Indeed, we can even store an IRanges as a column of our DataFrame, and all generics on the DataFrame will propagate to the column.

let old_location = genomic_results.column("location");
let new_location = new bioc.GRanges(old_location.column("chromosome"),
    new bioc.IRanges(old_location.column("start"), old_location.column("width")),
    { strand: old_location.column("strand") });
genomic_results.$setColumn("location", new_location);

subset = bioc.SLICE(genomic_results, { start: 2, end: 4 });
subset.column("location");

Supported classes and generics

For classes:

JavascriptR/Bioconductor equivalent
DataFrameS4Vectors::DFrame
IRangesIRanges::IRanges
GRangesGenomicRanges::GRanges
GroupedGRangesGenomicRanges::GRangesList
SummarizedExperimentSummarizedExperiment::SummarizedExperiment
RangedSummarizedExperimentSummarizedExperiment::RangedSummarizedExperiment
SingleCellExperimentSingleCellExperiment::SingleCellExperiment

For generics:

JavascriptR/Bioconductor equivalent
LENGTHbase::NROW
SLICES4Vectors::extractROWS
COMBINES4Vectors::bindROWS
CLONE-
NUMBER_OF_ROWSbase::NROW
NUMBER_OF_COLUMNSbase::NCOL
SLICE_2D[
COMBINE_ROWSS4Vectors::bindROWS
COMBINE_COLUMNSS4Vectors::bindCOLS

Design considerations

We mimic R's S4 generics using methods in Javascript classes. For example, each supported class defines a _bioconductor_LENGTH method to quantify its concept of "length". The LENGTH function will then call this method to obtain a length value for any instance of any supported class. We prefix this method with _bioconductor_ to avoid collisions with other properties; this allows safe monkey patching of third-party classes if they are sufficiently vector-like.

Admittedly, the LENGTH function is not really necessary, as users could just call _bioconductor_LENGTH directly. However, the latter is long and unpleasant to type, so we might as well wrap it in something that's easier to remember. It would also require monkey patching of built-in classes like Arrays and TypedArrays, which is somewhat concerning as it risks interfering with the behavior of other packages. By defining our own LENGTH function, we can safely handle the built-in classes as special cases without modifying their prototypes.

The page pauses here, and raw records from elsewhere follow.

# bistoyek21-ric/StrikeForce

Measured on AMD Instinct MI355X. Metric: env-steps/sec (whole node), 64x64 map x32 entities, higher is better.
Workload: dtype int32

## Files before the change

strikeforce_amd/csrc/sf_core.hpp:

```cpp
#pragma once
#include "../../include/strikeforce.h"
#include "sf_types.hpp"

#if defined(SF_EXP_FAKE_DRAWS) && !defined(SF_EXPERIMENT_BUILD)
#error "SF_EXP_FAKE_DRAWS makes draw() return wrong numbers on purpose (tools/experiments/r03_rows): timing builds only, together with -DSF_EXPERIMENT_BUILD"
#endif

namespace sf {

enum { SH_WALL, SH_HUMAN, SH_ZOMBIE, SH_PUP, SH_PDN, SH_BULLET, SH_CHEST, SH_POUT, SH_EMPTY };
enum { LIM_PORTAL = 1000, LIM_BLOCK = 1100 };
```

Another difference from R is that Javascript functions can modify objects in place. To avoid confusion, all class methods that modify their instances are prefixed with the $ symbol. The same applies to all functions that modify their input arguments. Functions or methods without $ should not modify their inputs when used with default parameters, though modifications are allowed if the user provides explicit settings to do so.